Japan's resistance to facing up to history persists
Atlanta is not the only place where the Japanese government has tried to block memorials or monuments that showcase its war-related atrocities and crimes.
In early February in San Francisco, the municipal government announced that it expected to receive in March a "comfort women" memorial as a gift from an activist group. It's the first-ever memorial to "comfort women" in a major US city.
The statue, which depicts a trio of women with linked hands as a fourth woman looks on, is expected to be installed at St. Mary's Square in Chinatown this year. San Francisco's city board of supervisors in 2015 unanimously approved the project, which was pushed through by retired San Francisco superior court judges Julie Tang and Lillian Sing.
The inscription on the statue reads, "This monument bears witness to the suffering of hundreds of thousands of women and girls euphemistically called 'Comfort Women,' who were sexually enslaved by the Japanese Imperial Armed Forces in 13 Asian-Pacific countries from 1931 to 1945.
"Most of these women died during their wartime captivity," the inscription continues. "This dark history was largely hidden for decades until the 1990s, when the survivors courageously broke their silence.

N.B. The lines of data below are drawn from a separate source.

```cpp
__device__ __forceinline__ xyzz group_tree(xyzz acc, uint32_t lanes, uint32_t part, uint32_t base, int use_quad) {
  uint32_t delta = lanes >> 1;
  for (; delta >= 1 && (!use_quad || delta * 4u > lanes); delta >>= 1) {
    xyzz o = shfl_down_xyzz(acc, (int)delta);
    if (part < delta) acc = xyzz_add(acc, o);
  }
  uint32_t stride = 1;
  const uint32_t q = part & 3u, quad = part >> 2;
  for (; delta >= 1; delta >>= 1) {
    const uint32_t v = quad < delta ? quad : 0u;
    const xyzz a = shfl_xyzz(acc, (int)(base + v * stride));
    const xyzz b = shfl_xyzz(acc, (int)(base + (v + delta) * stride));
    acc = quad_add(a, b, q);
    stride = 4;
  }
  return acc;
}

__global__ void __launch_bounds__(256, 2) k_rowcol(const uint32_t* __restrict__ choff, const PointSum* __restrict__ sums,
                                                const uint8_t* __restrict__ combined, PointSum* __restrict__ rowsum,
                                                PointSum* __restrict__ colsum, uint32_t nlw, uint32_t hb, uint32_t lb,
                                                uint32_t nrow_blocks, int use_quad) {
  const uint32_t R = 1u << hb, Cn = 1u << lb;
  const uint32_t lane = threadIdx.x & 63u;
  if (blockIdx.x < nrow_blocks) {
    const uint32_t lpr = Cn < 32u ? Cn : 32u, serial = Cn / lpr;
    const uint32_t gr = blockIdx.x * (256u / lpr) + threadIdx.x / lpr;
    const uint32_t part = threadIdx.x % lpr;
    const bool live = gr < nlw * R;
    xyzz acc = xyzz_identity();
    if (live)
      for (uint32_t t = 0; t < serial; ++t) acc = xyzz_add(acc, bucket_sum(choff, sums, combined, gr * Cn + part * serial + t));
    acc = group_tree(acc, lpr, part, lane - part, use_quad && lpr >= 4u);
    if (live && part == 0) store_sum(rowsum + gr, acc);
  } else {
    const uint32_t lpc = R < 16u ? R : 16u, serial = R / lpc;
    const uint32_t gc = (blockIdx.x - nrow_blocks) * (256u / lpc) + threadIdx.x / lpc;
    const uint32_t part = threadIdx.x % lpc;
    const bool live = gc < nlw * Cn;
    const uint32_t lw = gc / Cn, l = gc % Cn;
    xyzz acc = xyzz_identity();
    if (live)
      for (uint32_t t = 0; t < serial; ++t) acc = xyzz_add(acc, bucket_sum(choff, sums, combined, (lw * R + part * serial + t) * Cn + l));
    acc = group_tree(acc, lpc, part, lane - part, use_quad && lpc >= 4u);
    if (live && part == 0) store_sum(colsum + gc, acc);
  }
}

__global__ void __launch_bounds__(256, 2) k_bucket_fold_quad(const uint32_t* __restrict__ choff, PointSum* __restrict__ sums,
                                                             uint8_t* __restrict__ combined, uint32_t nb_total,
                                                             const uint32_t* __restrict__ any_multi) {
  if (*any_multi == 0u) return;
  const uint32_t t = blockIdx.x * 256 + threadIdx.x, b = t >> 2, q = t & 3u;
  if (b >= nb_total) return;
  const uint32_t c0 = choff[b], c1 = choff[b + 1];
  if (c1 - c0 < 2u || c1 - c0 >= HEAVY_MIN_CHUNKS) return;
  xyzz acc = load_sum(sums + c0);
#pragma unroll 1
  for (uint32_t k = c0 + 1; k < c1; ++k) acc = quad_add(acc, load_sum(sums + k), q);
  if (q == 0) { store_sum(sums + c0, acc); combined[b] = 1; }
}

__global__ void __launch_bounds__(256, 2) k_rowcol_quad(const uint32_t* __restrict__ choff, const PointSum* __restrict__ sums,
                                                        PointSum* __restrict__ rowsum, PointSum* __restrict__ colsum,
                                                        uint32_t nlw, uint32_t hb, uint32_t lb, uint32_t lgq) {
  const uint32_t R = 1u << hb, Cn = 1u << lb, G = 1u << lgq, per_wave = 16u >> lgq;
  const uint32_t wave = blockIdx.x * 4u + (threadIdx.x >> 6), lane = threadIdx.x & 63u, q = lane & 3u, quad = lane >> 2;
  const uint32_t gw = wave * per_wave + (quad >> lgq), p = quad & (G - 1u);
  const uint32_t nrows = nlw * R, ncols = nlw * Cn;
  if (wave * per_wave >= nrows + ncols) return;
  const bool live_row = gw < nrows + ncols;
  const bool is_row = gw < nrows;
  uint32_t first = 0, stride = 1u;
  const uint32_t len = is_row ? Cn : R;
  if (live_row) {
    if (is_row) { first = gw * Cn; stride = 1u; }
    else { const uint32_t gc = gw - nrows, lw = gc / Cn, l = gc % Cn; first = lw * R * Cn + l; stride = Cn; }
  }
  const uint32_t nser = ((R > Cn ? R : Cn) + G - 1u) >> lgq;
  xyzz acc = xyzz_identity();
#pragma unroll 1
  for (uint32_t step = 0; step < nser + lgq; ++step) {
    xyzz o;
    bool go;
    if (step < nser) {
      const uint32_t i = p + G * step;
      const uint32_t b = first + (i < len ? i : 0u) * stride;
      const uint32_t c0 = choff[b];
      go = live_row && i < len && choff[b + 1] > c0;
      o = load_sum(sums + c0);
    } else {
      const uint32_t dq = (G >> 1) >> (step - nser);
      o = shfl_down_xyzz(acc, (int)(4u * dq));
      go = p < dq;
    }
    if (go) acc = quad_add(acc, o, q);
  }
  if (live_row && p == 0u && q == 0u) store_sum(is_row ? rowsum + gw : colsum + (gw - nrows), acc);
}

__global__ void __launch_bounds__(256, 2) k_rowcol_quad_row(const uint32_t* __restrict__ choff, const PointSum* __restrict__ sums,
                                                            const uint8_t* __restrict__ combined,
                                                            PointSum* __restrict__ rowsum, PointSum* __restrict__ colsum,
                                                            uint32_t nlw, uint32_t hb, uint32_t lb) {
  __shared__ PointSum part[4 * 16];
  const uint32_t R = 1u << hb, Cn = 1u << lb;
  const uint32_t wib = threadIdx.x >> 6, gw = blockIdx.x * 4u + wib, lane = threadIdx.x & 63u, q = lane & 3u, p = lane >> 2;
  const uint32_t nrows = nlw * R, ncols = nlw * Cn;
  if (gw >= nrows + ncols) return;
  const bool is_row = gw < nrows;
  uint32_t first, stride;
  const uint32_t len = is_row ? Cn : R;
  if (is_row) { first = gw * Cn; stride = 1u; }
  else { const uint32_t gc = gw - nrows, lw = gc / Cn, l = gc % Cn; first = lw * R * Cn + l; stride = Cn; }
  xyzz acc = xyzz_identity();
  uint32_t i = p, c0 = 0, nch = 0, kk = 0;
  bool fresh = true;
#pragma unroll 1
  for (;;) {
    if (fresh) {
      if (i >= len) break;
      const uint32_t b = first + i * stride;
      c0 = choff[b];
      nch = choff[b + 1] - c0;
      if (nch > 1u && combined[b]) nch = 1u;
      kk = 0; i += 16u; fresh = false;
    }
    if (kk < nch) { acc = quad_add(acc, load_sum(sums + c0 + kk), q); ++kk; }
    if (kk >= nch) fresh = true;
  }
  if (q == 0u) store_sum(&part[wib * 16u + p], acc);
  __builtin_amdgcn_wave_barrier();
  __builtin_amdgcn_s_waitcnt(0xc07f);
  const RowK k = row_constants();
  xyzz_row racc = row_load_sum(&part[wib * 16u], k.lane16);
  const uint32_t np = len < 16u ? len : 16u;
#pragma unroll 1
  for (uint32_t j = 1; j < np; ++j) racc = row_add(racc, row_load_sum(&part[wib * 16u + j], k.lane16), k);
  row_store_sum(is_row ? rowsum + gw : colsum + (gw - nrows), racc, k.lane16);
}

__global__ void __launch_bounds__(256) k_small_tree(const PointSum* __restrict__ rowsum, const PointSum* __restrict__ colsum,
                                                    PointWords* __restrict__ out, uint32_t hb, uint32_t lb) {
  __shared__ PointSum sh[4];
  const uint32_t item = blockIdx.x, lw = blockIdx.y;
  const bool on_rows = item <= hb;
  const uint32_t J = on_rows ? (1u << hb) : (1u << lb);
  const PointSum* src = on_rows ? rowsum + (size_t)lw * J : colsum + (size_t)lw * J;
  const uint32_t bit = on_rows ? item - 1u : item - 1u - hb;
  xyzz acc = xyzz_identity();
  if (threadIdx.x < J && (item == 0 || ((threadIdx.x >> bit) & 1u))) acc = load_sum(src + threadIdx.x);
  for (int delta = 32; delta >= 1; delta >>= 1) {
    xyzz o = shfl_down_xyzz(acc, delta);
    if ((threadIdx.x & 63) < (uint32_t)delta) acc = xyzz_add(acc, o);
  }
  if ((threadIdx.x & 63) == 0) store_sum(&sh[threadIdx.x >> 6], acc);
  __syncthreads();
  if (threadIdx.x < 64) {
    acc = (threadIdx.x < 4) ? load_sum(&sh[threadIdx.x]) : xyzz_identity();
    for (int delta = 2; delta >= 1; delta >>= 1) {
      xyzz o = shfl_down_xyzz(acc, delta);
      if (threadIdx.x < (uint32_t)delta) acc = xyzz_add(acc, o);
    }
    if (threadIdx.x == 0) {
      xyzz_words o;
      xyzz_export(acc, o);
      PointWords* dst = out + (size_t)lw * gridDim.x + item;
      for (int cidx = 0; cidx < 4; ++cidx) for (int k = 0; k < 12; ++k) dst->w[cidx][k] = o.w[cidx][k];
      dst->inf = o.inf;
    }
  }
}


__global__ void __launch_bounds__(64) k_export_sums(const PointSum* __restrict__ src, PointWords* __restrict__ out, uint32_t n) {
  const uint32_t i = blockIdx.x * 64 + threadIdx.x;
  if (i >= n) return;
  xyzz_words o;
  xyzz_export(load_sum(src + i), o);
  PointWords* dst = out + i;
  for (int cidx = 0; cidx < 4; ++cidx) for (int k = 0; k < 12; ++k) dst->w[cidx][k] = o.w[cidx][k];
  dst->inf = o.inf;
}

__global__ void __launch_bounds__(1024) k_export_host(const uint4* __restrict__ src, uint4* __restrict__ dst_host, uint32_t nvec,
                                                      uint32_t* __restrict__ flag_host, uint32_t seq) {
  for (uint32_t i = threadIdx.x; i < nvec; i += 1024) dst_host[i] = src[i];
  __threadfence_system();
  __syncthreads();
  if (threadIdx.x == 0) {
    __hip_atomic_store(flag_host, seq, __ATOMIC_RELEASE, __HIP_MEMORY_SCOPE_SYSTEM);
  }
}


__global__ void __launch_bounds__(512) k_small_tree_quad(const PointSum* __restrict__ rowsum, const PointSum* __restrict__ colsum,
                                                         PointWords* __restrict__ out, uint32_t hb, uint32_t lb) {
  __shared__ PointSum sh[8];
  const uint32_t item = blockIdx.x, lw = blockIdx.y;
  const uint32_t q = threadIdx.x & 3u, Q = threadIdx.x >> 2, lane = threadIdx.x & 63u, wave = threadIdx.x >> 6;
  const uint32_t NQ = blockDim.x >> 2, NW = blockDim.x >> 6;
  const bool on_rows = item <= hb;
  const uint32_t J = on_rows ? (1u << hb) : (1u << lb);
  const PointSum* src = on_rows ? rowsum + (size_t)lw * J : colsum + (size_t)lw * J;
  const uint32_t bit = on_rows ? item - 1u : item - 1u - hb;
  xyzz acc = xyzz_identity();
  for (uint32_t e = Q; e < J; e += NQ)
    if (item == 0 || ((e >> bit) & 1u)) acc = quad_add(acc, load_sum(src + e), q);
  for (uint32_t dq = 8; dq >= 1; dq >>= 1) {
    xyzz o = shfl_down_xyzz(acc, (int)(4u * dq));
    if ((lane >> 2) < dq) acc = quad_add(acc, o, q);
  }
  if (NW > 1) {
    if (lane == 0) store_sum(&sh[wave], acc);
    __syncthreads();
    if (wave == 0) {
      acc = (Q < NW) ? load_sum(&sh[Q]) : xyzz_identity();
      for (uint32_t dq = NW >> 1; dq >= 1; dq >>= 1) {
        xyzz o = shfl_down_xyzz(acc, (int)(4u * dq));
        if (Q < dq) acc = quad_add(acc, o, q);
      }
    }
  }
  if (threadIdx.x == 0) {
    xyzz_words o;
    xyzz_export(acc, o);
    PointWords* dst = out + (size_t)lw * gridDim.x + item;
    for (int cidx = 0; cidx < 4; ++cidx) for (int k = 0; k < 12; ++k) dst->w[cidx][k] = o.w[cidx][k];
    dst->inf = o.inf;
  }
}

__global__ void __launch_bounds__(64) k_msm_horner_quad(const PointSum* __restrict__ group_sum, PointWords* __restrict__ out,
                                                        uint32_t M, uint32_t nwin, uint32_t c) {
  const uint32_t t = blockIdx.x * 64 + threadIdx.x, j = t >> 2, q = t & 3u;
  if (j >= M) return;
  xyzz acc = xyzz_identity();
  for (int w = (int)nwin - 1; w >= 0; --w) {
    for (uint32_t k = 0; k < c; ++k) acc = quad_dbl(acc, q);
    acc = quad_add(acc, load_sum(group_sum + (size_t)j * nwin + w), q);
  }
  if (q == 0) {
    xyzz_words o;
    xyzz_export(acc, o);
    PointWords* dst = out + j;
    for (int cidx = 0; cidx < 4; ++cidx) for (int k = 0; k < 12; ++k) dst->w[cidx][k] = o.w[cidx][k];
    dst->inf = o.inf;
  }
}
```

Baseline: 365.7 million.

## Stage bucket-sum loads into LDS with async prefetch in rowcol kernel

Rewrites k_rowcol so the row and column paths share one loop. It prefetches each bucket's first partial sum into LDS with global_load_lds, double-buffered against the xyzz_add of the previous bucket. Multi-chunk buckets are deferred to a wave-uniform walk phase, and the shuffle tree is merged into the same single loop so divergent branches no longer serialize the expensive point adds. The aim is to hide global load latency and cut divergence, at the cost of 60KB of LDS per block, which may limit occupancy, and of more complex waitcnt-based synchronization.

```diff
diff --git a/curdleproofs_pie_amd/csrc/kernels_reduce.h b/curdleproofs_pie_amd/csrc/kernels_reduce.h
--- a/curdleproofs_pie_amd/csrc/kernels_reduce.h
+++ b/curdleproofs_pie_amd/csrc/kernels_reduce.h
@@ -66,31 +66,25 @@
   }
 }
 
-__device__ __forceinline__ xyzz bucket_sum(const uint32_t* __restrict__ choff, const PointSum* __restrict__ sums,
-                                           const uint8_t* __restrict__ combined, uint32_t b) {
-  uint32_t c0 = choff[b], c1 = choff[b + 1];
-  if (combined[b]) c1 = c0 + 1;
-  xyzz acc = xyzz_identity();
-  for (uint32_t k = c0; k < c1; ++k) acc = xyzz_add(acc, load_sum(sums + k));
-  return acc;
-}
-
-__device__ __forceinline__ xyzz group_tree(xyzz acc, uint32_t lanes, uint32_t part, uint32_t base, int use_quad) {
-  uint32_t delta = lanes >> 1;
-  for (; delta >= 1 && (!use_quad || delta * 4u > lanes); delta >>= 1) {
-    xyzz o = shfl_down_xyzz(acc, (int)delta);
-    if (part < delta) acc = xyzz_add(acc, o);
-  }
-  uint32_t stride = 1;
-  const uint32_t q = part & 3u, quad = part >> 2;
-  for (; delta >= 1; delta >>= 1) {
-    const uint32_t v = quad < delta ? quad : 0u;
-    const xyzz a = shfl_xyzz(acc, (int)(base + v * stride));
-    const xyzz b = shfl_xyzz(acc, (int)(base + (v + delta) * stride));
-    acc = quad_add(a, b, q);
-    stride = 4;
-  }
-  return acc;
+constexpr int SUM_PIECES = 15;
+
+__device__ __forceinline__ void stage_sum(const PointSum* src, uint4 (*stage)[64]) {
+  const char* g = reinterpret_cast<const char*>(src);
+#pragma unroll
+  for (int j = 0; j < SUM_PIECES; ++j)
+    __builtin_amdgcn_global_load_lds((const __attribute__((address_space(1))) void*)(g + 16 * j),
+                                     (__attribute__((address_space(3))) void*)&stage[j][0], 16, 0, 0);
+}
+
+__device__ __forceinline__ xyzz staged_sum(const uint4 (*stage)[64], uint32_t lane) {
+  uint32_t w[4 * SUM_PIECES];
+#pragma unroll
+  for (int i = 0; i < SUM_PIECES; ++i) { const uint4 v = stage[i][lane]; w[4 * i] = v.x; w[4 * i + 1] = v.y; w[4 * i + 2] = v.z; w[4 * i + 3] = v.w; }
+  xyzz a;
+#pragma unroll
+  for (int i = 0; i < NL; ++i) { a.X.l[i] = w[i]; a.Y.l[i] = w[NL + i]; a.ZZ.l[i] = w[2 * NL + i]; a.ZZZ.l[i] = w[3 * NL + i]; }
+  a.inf = w[4 * NL];
+  return a;
 }
 
 __global__ void __launch_bounds__(256, 2) k_rowcol(const uint32_t* __restrict__ choff, const PointSum* __restrict__ sums,
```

They helped move the world to declare that sexual violence as a strategy of war is a crime against humanity for which governments must be held accountable."
Opposition from the Japanese government and members of the Japanese-American community in the Bay Area has been fierce, calling the memorial's message "divisive."
The Japanese right wing tried to kill the project from the very beginning by lobbying the San Francisco government at every level. The most prominent objection was from Hirofumi Yoshimura, mayor of Osaka, a sister city of San Francisco, who called the installation "unprecedented".
But San Francisco Mayor Ed Lee pushed back, writing in a Feb 3 letter to Hirofumi: "San Francisco has many public and private memorials that commemorate some of history's darkest moments, as well as call for peace and reconciliation."
The memorial is important because Japan has never formally apologized for the suffering it inflicted on these women. The Atlanta organization stressed the significance of establishing the statue to promote both human rights and as a reminder to never repeat the unfortunate history between the two Asian countries.
"Truth and justice shall prevail," said Ding Yuan, executive vice-president of the Global Alliance for Preserving the History of WWII in Asia, a Cupertino-based human rights organization established in 1994.
"More WWII memorials and monuments will be erected in the US and elsewhere to honor the victims of Japanese wartime atrocities in the coming months and years as those sprung up to honor Holocaust victims in the 1970s," Ding added.